One thing I hope they have considered is a possible intent to get a particular important patch from umn.edu reverted to reintroduce a kernel bug. Discrediting all commits from the organization could inadvertently lead to the reintroduction of legacy exploits.

How does the kernel still run after reverting like this?

  • I was wondering the same thing. From the Patch itself:

    > This patchset has the "easy" reverts, there are 68 remaining ones that need to be manually reviewed. Some of them are not able to be reverted as they already have been reverted, or fixed up with follow-on patches as they were determined to be invalid. Proof that these submissions were almost universally wrong.

  • In all likelihood, it'll run just fine.

    Skimming through subject lines of 190 commits being reverted here, every single one of them is along the lines of "add refcount/NULL/etc check and conditionally do (or do not) de-allocate memory before error-path return". I.e. worst case - this will reintroduce some rare memory leak or memory lifecycle bug.

    Also, all of patches in question are in drivers.

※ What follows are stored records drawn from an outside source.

template <bool DOP, bool ROWP>
__global__ __launch_bounds__(256, 5) void gram_kernel(int m, int n, const double* __restrict__ A, int lda,
                                                   const double* __restrict__ w, GramL2 g, double* __restrict__ P,
                                                   int ldp, long long p_stride, const int* __restrict__ active,
                                                   int ntile, double* __restrict__ Ppk, long long ppk_stride, int nchp,
                                                   long long a_stride) {
    const int b = blockIdx.y;
    if (active && !active[b]) return;
    A += (size_t)b * a_stride;
    int t = blockIdx.x, ti = 0;
    while (t >= ti + 1) { t -= ti + 1; ++ti; }
    const int tj = t;
    const int i0 = ti * GT, j0 = tj * GT;
    const bool diag = (ti == tj);

    __shared__ double sI[GK * GLD];
    __shared__ double sJ[GK * GLD];

    const int tid = threadIdx.x, lane = tid & 63, wv = tid >> 6;
    const int wi = (wv >> 1) * 32, wj = (wv & 1) * 32;
    const double* wb = w + (size_t)b * m;

    v4d acc[2][2];
#pragma unroll
    for (int a = 0; a < 2; ++a)
#pragma unroll
        for (int c = 0; c < 2; ++c) acc[a][c] = (v4d){0.0, 0.0, 0.0, 0.0};

    const int sk = tid >> 4, sc = (tid & 15) * 4;
    const bool vec2 = ((lda | n) & 1) == 0;
    double vi[4], vj[4], wkr = 0.0;
    auto fetch = [&](int k0) {
        const int k = k0 + sk;
#pragma unroll
        for (int e = 0; e < 4; ++e) { vi[e] = 0.0; vj[e] = 0.0; }
        wkr = 0.0;
        if (k < m) {
            wkr = wb[k];
            const double* row = A + (size_t)k * lda;
            if (vec2) {
#pragma unroll
                for (int e = 0; e < 4; e += 2) {
                    const int ci = i0 + sc + e, cj = j0 + sc + e;
                    if (ci < n) { const double2 t = *reinterpret_cast<const double2*>(row + ci); vi[e] = t.x; vi[e + 1] = t.y; }
                    if (!diag && cj < n) { const double2 t = *reinterpret_cast<const double2*>(row + cj); vj[e] = t.x; vj[e + 1] = t.y; }
                }
            } else {
#pragma unroll
                for (int e = 0; e < 4; ++e) {
                    const int ci = i0 + sc + e, cj = j0 + sc + e;
                    if (ci < n) vi[e] = row[ci];
                    if (!diag && cj < n) vj[e] = row[cj];
                }
            }
        }
    };
    const int nt16 = (n + 15) >> 4;
    const int tr0 = __builtin_amdgcn_readfirstlane((i0 + wi) >> 4), tc0 = __builtin_amdgcn_readfirstlane((j0 + wj) >> 4);
    const bool need00 = tr0 < nt16 && tc0 < nt16 && tr0 >= tc0;
    const bool need01 = tr0 < nt16 && tc0 + 1 < nt16 && tr0 >= tc0 + 1;
    const bool need10 = tr0 + 1 < nt16 && tc0 < nt16 && tr0 + 1 >= tc0;
    const bool need11 = tr0 + 1 < nt16 && tc0 + 1 < nt16 && tr0 + 1 >= tc0 + 1;
    fetch(0);
    for (int k0 = 0; k0 < m; k0 += GK) {
        __syncthreads();
        *reinterpret_cast<double2*>(&sI[sk * GLD + sc]) = make_double2(wkr * vi[0], wkr * vi[1]);
        *reinterpret_cast<double2*>(&sI[sk * GLD + sc + 2]) = make_double2(wkr * vi[2], wkr * vi[3]);
        if (!diag) {
            *reinterpret_cast<double2*>(&sJ[sk * GLD + sc]) = make_double2(wkr * vj[0], wkr * vj[1]);
            *reinterpret_cast<double2*>(&sJ[sk * GLD + sc + 2]) = make_double2(wkr * vj[2], wkr * vj[3]);
        }
        __syncthreads();
        if (k0 + GK < m) fetch(k0 + GK);
        const double* sj = diag ? sI : sJ;
#pragma unroll
        for (int kk = 0; kk < GK; kk += 4) {
            const int kr = kk + (lane >> 4);
            double a0 = sI[kr * GLD + wi + (lane & 15)];
            double a1 = sI[kr * GLD + wi + 16 + (lane & 15)];
            double b0 = sj[kr * GLD + wj + (lane & 15)];
            double b1 = sj[kr * GLD + wj + 16 + (lane & 15)];
            if (need00) acc[0][0] = __builtin_amdgcn_mfma_f64_16x16x4f64(b0, a0, acc[0][0], 0, 0, 0);
            if (need01) acc[0][1] = __builtin_amdgcn_mfma_f64_16x16x4f64(b1, a0, acc[0][1], 0, 0, 0);
            if (need10) acc[1][0] = __builtin_amdgcn_mfma_f64_16x16x4f64(b0, a1, acc[1][0], 0, 0, 0);
            if (need11) acc[1][1] = __builtin_amdgcn_mfma_f64_16x16x4f64(b1, a1, acc[1][1], 0, 0, 0);
        }
    }

    double (*sqI)[GT] = reinterpret_cast<double (*)[GT]>(sI);
    double (*sqJ)[GT] = reinterpret_cast<double (*)[GT]>(sJ);
    constexpr int TW = 2 * GT;
    double (*tw)[TW] = reinterpret_cast<double (*)[TW]>(sI + 3 * GT);
    const int dbase = i0 - j0 - (GT - 1);
    double fac[3] = {0, 0, 0};
    const bool l2on = g.s && !(!DOP && g.toep && g.toep_maxd >= 0 && (j0 >= g.ns || g.spec_zero) && i0 >= g.ns && dbase > g.toep_maxd);
    if (l2on) {
#pragma unroll
        for (int k = 0; k < 3; ++k) fac[k] = g.dfac[k] * (g.use_rho ? g.rho[(size_t)b * 3 + k] : 1.0);
        __syncthreads();
        const double* sb_ = g.s + (size_t)b * 3 * n;
        for (int e = tid; e < 3 * GT; e += 256) {
            const int k = e / GT, c = e % GT;
            sqI[k][c] = (i0 + c < n) ? sqrt(sb_[k * n + i0 + c]) : 0.0;
            sqJ[k][c] = (j0 + c < n) ? sqrt(sb_[k * n + j0 + c]) : 0.0;
        }
        if (g.toep) {
            const int nd = n - g.ns;
            for (int e = tid; e < 3 * TW; e += 256) {
                const int k = e / TW, sl = e % TW;
                int dd = dbase + sl;
                dd = dd < 0 ? -dd : dd;
                tw[k][sl] = (g.dfac[k] > 0.0 && dd < nd) ? g.mk[k][(size_t)g.ns * g.ldm + g.ns + dd] * fac[k] : 0.0;
            }
        }
        __syncthreads();
    }
    double* Pb = (ROWP && P) ? P + (size_t)b * p_stride : nullptr;
    double dfac2[3] = {0, 0, 0};
    if (l2on) {
        if (DOP) {
#pragma unroll
            for (int k = 0; k < 3; ++k) dfac2[k] = g.dop_dfac[k] * (g.use_rho ? g.dop_rho[(size_t)b * 3 + k] : 1.0);
        }
    }
    const int dop_lo = DOP ? g.dop_start : 0, dop_hi = DOP ? g.dop_start + g.dop_size : 0;
    double* Pk = Ppk ? Ppk + (size_t)b * ppk_stride : nullptr;
#pragma unroll
    for (int a = 0; a < 2; ++a)
#pragma unroll
        for (int c = 0; c < 2; ++c) {
            double vals[4];
#pragma unroll
            for (int r = 0; r < 4; ++r) {
                const int i = i0 + wi + a * 16 + (lane & 15);
                const int j = j0 + wj + c * 16 + (lane >> 4) + 4 * r;
                double v = 0.0;
                if (i < n && j < n) {
                    v = acc[a][c][r];
                    if (l2on) {
                        double l2 = 0.0;
#pragma unroll
                        for (int k = 0; k < 3; ++k) {
                            if (g.dfac[k] > 0.0) {
                                double mv;
                                if (g.toep && i >= g.ns && j >= g.ns) {
                                    mv = tw[k][(i - j) - dbase];
                                } else {
                                    mv = g.sym ? g.mk[k][(size_t)j * g.ldm + i] : g.mk[k][(size_t)i * g.ldm + j];
                                    if (i >= g.ns && j >= g.ns) mv *= fac[k];
                                    else if (DOP && i >= dop_lo && i < dop_hi && j >= dop_lo && j < dop_hi) mv *= dfac2[k];
                                }
                                l2 += (sqI[k][i - i0] * mv) * sqJ[k][j - j0];
                            }
                        }
                        v += l2;
                    } else if (!g.s && g.l2) {
                        v += g.l2[(size_t)b * g.l2_stride + (size_t)i * g.ldl2 + j];
                    }
                    if (ROWP && Pb && !(diag && j > i)) {
                        Pb[(size_t)i * ldp + j] = v;
                        if (i != j) Pb[(size_t)j * ldp + i] = v;
                    }
                }
                vals[r] = v;
            }
            if (Pk) {
                const int tr = ((i0 + wi) >> 4) + a, tc = ((j0 + wj) >> 4) + c;
                if (tr < nchp && tc < nchp && tr >= tc) {
                    double2* tile = reinterpret_cast<double2*>(Pk + ((size_t)tr * nchp + tc) * 256);
                    const int fo = (lane & 15) * 4 + (lane >> 4);
                    tile[fo] = make_double2(vals[0], vals[1]);
                    tile[64 + fo] = make_double2(vals[2], vals[3]);
                }
            }
        }
}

So depending on hardware used, any given system's user is likely to only have to worry about 2-3, maybe 5 of the patches, not all 190.

  • The answer is somewhere between "it's 'only' 190 patches" and "Greg posting this patch series doesn't mean it's applied to stable yet"

>Some of them are not able to be reverted as they already have been reverted, or fixed up with follow-on patches as they were determined to be invalid. Proof that these submissions were almost universally wrong.